There is an extensive literature on the estimation and evaluation of optimal individualized treatment rules in settings where all confounders of the effect of treatment on outcome are observed. We study the development of individualized decision rules in settings where some of these confounders may not have been measured but a valid binary instrument is available for a binary treatment. We first consider individualized treatment rules, which will naturally be most interesting in settings where it is feasible to intervene directly on treatment. We then consider a setting where intervening on treatment is infeasible, but intervening to encourage treatment is feasible. In both of these settings, we also handle the case that the treatment is a limited resource so that optimal interventions focus the available resources on those individuals who will benefit most from treatment.
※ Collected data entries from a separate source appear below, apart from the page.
# timmh/biolith

Hardware: AMD Instinct MI355X
Metric: effective samples/sec (psi) for occu NUTS, 10k sites x 5 visits (higher is better)
Workload: dtype f32; 1 GPU; biolith simulate(n_sites=10000, n_site_covs=3, n_obs_covs=3, 5 visits, seed 0); fit(occu): NUTS 4 chains per GPU x (1000 warmup + 1000 draws), one step = one full fit; chains_per_gpu=4, total_chains=4, num_warmup=1000, num_samples=1000, parallelism=chains x1 (1 process per GPU), wgs_per_chain=27, gather=none (one rank), env_overrides=

## Files before the change

biolith_amd/_ffi.py:

```python
from __future__ import annotations

import ctypes as C
import os
import threading

_HERE = os.path.dirname(os.path.abspath(__file__))
LIB_PATH = os.environ.get("BIOLITH_HIP_LIB") or os.path.join(_HERE, "lib", "libbiolith_hip.so")

BL_OK, BL_ERR_INVALID, BL_ERR_NO_DEVICE, BL_ERR_UNSUPPORTED, BL_ERR_TIMEOUT, BL_ERR_ABORTED, BL_ERR_BUSY, BL_ERR_COMM = range(8)
COMM_ID_BYTES = 128
RNG_STREAMS_PER_CHAIN = 64
MAX_COVS = 16
PSIS_MAX_DRAWS = 8192
SUMMARY_MAX_RANKS = 16
RICHNESS_MAX_SPECIES = 32


class EngineError(RuntimeError):

    def __init__(self, code: int, message: str):
        super().__init__(f"biolith_hip error {code}: {message}")
        self.code = code


# ... 35 lines not shown
        ("inv_mass", C.POINTER(C.c_float)), ("n_leapfrog", C.POINTER(C.c_int64)),
    ]


EXPORTS = (
    "bl_abi_version", "bl_last_error", "bl_device_count", "bl_dataset_create", "bl_dataset_create_rn", "bl_dataset_create_dyn", "bl_dataset_destroy",
    "bl_dataset_param_dim", "bl_logp_grad", "bl_nuts_run", "bl_nuts_launch", "bl_nuts_poll",
    "bl_nuts_abort", "bl_nuts_wait", "bl_nuts_fetch", "bl_nuts_elapsed_ms", "bl_nuts_device_draws",
    "bl_nuts_geometry", "bl_nuts_lane_group", "bl_nuts_kernel_name", "bl_nuts_debug_counters", "bl_deterministic", "bl_predict", "bl_predict_counts", "bl_predict_scores", "bl_dataset_create_fp", "bl_dataset_create_cop", "bl_dataset_create_nmix", "bl_dataset_create_re", "bl_dataset_create_re_fp", "bl_dataset_create_nmix_re", "bl_dataset_create_rn_re", "bl_dataset_create_rn_fp", "bl_dataset_create_cop_re", "bl_dataset_create_cs", "bl_dataset_create_comb", "bl_dataset_set_prior_family", "bl_rng_streams", "bl_adaptation_schedule",
    "bl_comm_rccl_version", "bl_comm_unique_id", "bl_comm_init_rank", "bl_comm_init_all", "bl_comm_info", "bl_comm_destroy",
    "bl_gather_draws", "bl_result_block_layout", "bl_gather_unpack", "bl_host_alloc", "bl_host_free",
    "bl_nuts_env_overrides", "bl_env_overrides", "bl_site_posterior", "bl_abundance_posterior", "bl_path_posterior",
    "bl_score_posterior", "bl_count_posterior", "bl_predict_comb", "bl_deterministic_comb", "bl_predictive_check",
    "bl_predictive_density", "bl_psis_loo", "bl_predictive_check_counts", "bl_site_summary", "bl_regional_totals",
    "bl_site_diagnostics", "bl_response_curves", "bl_trajectory_totals", "bl_species_richness",
    "bl_residual_moran",
)

_lib = None
_lock = threading.Lock()


def load():
    global _lib
    with _lock:
        if _lib is not None:
            return _lib
        if not os.path.exists(LIB_PATH):
            raise RuntimeError(
                f"{LIB_PATH} is missing: build the HIP engine with `make -C biolith_amd/csrc -j8` "
                "(or `python -c 'import __graft_entry__ as g; g.build()'`). "
# ... 39 lines not shown
        L.bl_logp_grad.argtypes = [vp, C.c_int, dp, dp, dp, C.c_int]
        L.bl_nuts_run.argtypes = [vp, C.POINTER(bl_nuts_config), C.POINTER(bl_nuts_output)]
        L.bl_nuts_launch.argtypes = [vp, C.POINTER(bl_nuts_config), vp]
        L.bl_nuts_poll.argtypes = [vp, ip]
        L.bl_nuts_abort.argtypes = [vp]
        L.bl_nuts_wait.argtypes = [vp]
        L.bl_nuts_fetch.argtypes = [vp, C.POINTER(bl_nuts_output)]
        L.bl_nuts_elapsed_ms.argtypes = [vp, fp]
        L.bl_nuts_device_draws.argtypes = [vp, C.POINTER(vp), C.POINTER(C.c_size_t)]
        L.bl_nuts_geometry.argtypes = [vp, ip, ip, ip, ip, ip]
        L.bl_nuts_lane_group.argtypes = [vp, ip, ip]
        L.bl_nuts_kernel_name.argtypes = [vp, C.c_char_p, C.c_int]
        if hasattr(L, "bl_nuts_env_overrides"):
            L.bl_nuts_env_overrides.argtypes = [vp, C.c_char_p, C.c_int]
            L.bl_env_overrides.argtypes = [C.c_char_p, C.c_int]
        L.bl_nuts_debug_counters.argtypes = [vp, C.POINTER(C.c_int64), C.c_int]
        L.bl_host_alloc.argtypes = [C.c_size_t, C.POINTER(C.c_void_p)]
        L.bl_host_free.argtypes = [C.c_void_p]
        L.bl_deterministic.argtypes = [vp, C.c_int, fp, fp, fp]
        L.bl_predict.argtypes = [vp, C.c_int, fp, C.c_uint64, C.POINTER(C.c_uint8), C.POINTER(C.c_uint8)]
        L.bl_predict_counts.argtypes = [vp, C.c_int, fp, C.c_uint64, C.POINTER(C.c_int32), C.POINTER(C.c_int32)]
        L.bl_predict_scores.argtypes = [vp, C.c_int, fp, C.c_uint64, C.POINTER(C.c_uint8), C.POINTER(C.c_uint8), fp]
        L.bl_predict_comb.argtypes = [vp, C.c_int, fp, C.c_uint64, C.POINTER(C.c_uint8), C.POINTER(C.c_uint8), C.POINTER(C.c_uint8), fp]
        L.bl_deterministic_comb.argtypes = [vp, C.c_int, fp, fp, fp, fp]
        L.bl_predictive_check.argtypes = [vp, C.c_int, fp, C.c_uint64, C.POINTER(C.c_uint8), dp, dp]
        L.bl_predictive_check_counts.argtypes = [vp, C.c_int, fp, C.c_uint64, C.POINTER(C.c_int32), dp, dp]
        L.bl_predictive_density.argtypes = [vp, C.c_int, fp, C.c_uint64, C.POINTER(C.c_uint8), C.c_int, dp, dp, dp]
        L.bl_site_summary.argtypes = [vp, C.c_int, fp, C.c_int, C.POINTER(C.c_int32), dp, dp, fp, dp, dp, fp]
        L.bl_site_diagnostics.argtypes = [vp, C.c_int, fp, C.c_int, dp, dp, dp, dp, dp, dp, dp, dp]
        L.bl_regional_totals.argtypes = [vp, C.c_int, fp, C.c_uint64, C.c_int, C.POINTER(C.c_int32), dp, dp, dp]
# ... 9 lines not shown
        L.bl_score_posterior.argtypes = [vp, C.c_int, fp, C.c_uint64, fp, fp, C.POINTER(C.c_uint8), fp, C.POINTER(C.c_uint8)]
        L.bl_count_posterior.argtypes = [vp, C.c_int, fp, C.c_uint64, fp, fp, C.POINTER(C.c_uint8), fp, C.POINTER(C.c_int32)]
        L.bl_rng_streams.argtypes = [C.c_uint64, C.c_int, C.c_int, C.POINTER(C.c_uint32)]
        L.bl_adaptation_schedule.argtypes = [C.c_int, C.POINTER(C.c_int32), C.POINTER(C.c_int32), C.c_int]
        u8p = C.POINTER(C.c_uint8)
        L.bl_comm_rccl_version.argtypes = [ip]
        L.bl_comm_unique_id.argtypes = [u8p]
        L.bl_comm_init_rank.argtypes = [u8p, C.c_int, C.c_int, C.c_int, C.POINTER(vp)]
        L.bl_comm_init_all.argtypes = [C.c_int, ip, C.POINTER(vp)]
        L.bl_comm_info.argtypes = [vp, ip, ip, ip, dp]
        L.bl_comm_destroy.argtypes = [vp]
        L.bl_gather_draws.argtypes = [C.POINTER(vp), C.POINTER(vp), C.c_int, C.POINTER(C.c_int32), C.POINTER(bl_nuts_output)]
        L.bl_result_block_layout.argtypes = [C.c_int, C.c_int, C.c_int, C.POINTER(C.c_uint64)]
        L.bl_gather_unpack.argtypes = [C.c_void_p, C.c_uint64, C.c_int, C.POINTER(C.c_int32), C.c_int, C.c_int, C.POINTER(bl_nuts_output)]
        for name in EXPORTS:
            if name != "bl_last_error" and (hasattr(L, name) or name not in ("bl_nuts_env_overrides", "bl_env_overrides")):
                getattr(L, name).restype = C.c_int
        if L.bl_abi_version() != 1:
            raise RuntimeError("libbiolith_hip.so ABI version mismatch")
        _lib = L
        return _lib
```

Given a reference rule, we evaluate an optimal individualized rule by its average causal effect relative to a prespecified reference rule. We develop methods to estimate optimal individualized rules and construct asymptotically efficient plug-in estimators of the corresponding average causal effect relative to a prespecified reference rule. Supplementary materials for this article are available online.

Suggested Citation

  • Hongxiang Qiu & Marco Carone & Ekaterina Sadikova & Maria Petukhova & Ronald C. Kessler & Alex Luedtke, 2021. "Optimal Individualized Decision Rules Using Instrumental Variable Methods," Journal of the American Statistical Association, Taylor & Francis Journals, vol. 116(533), pages 174-191, March.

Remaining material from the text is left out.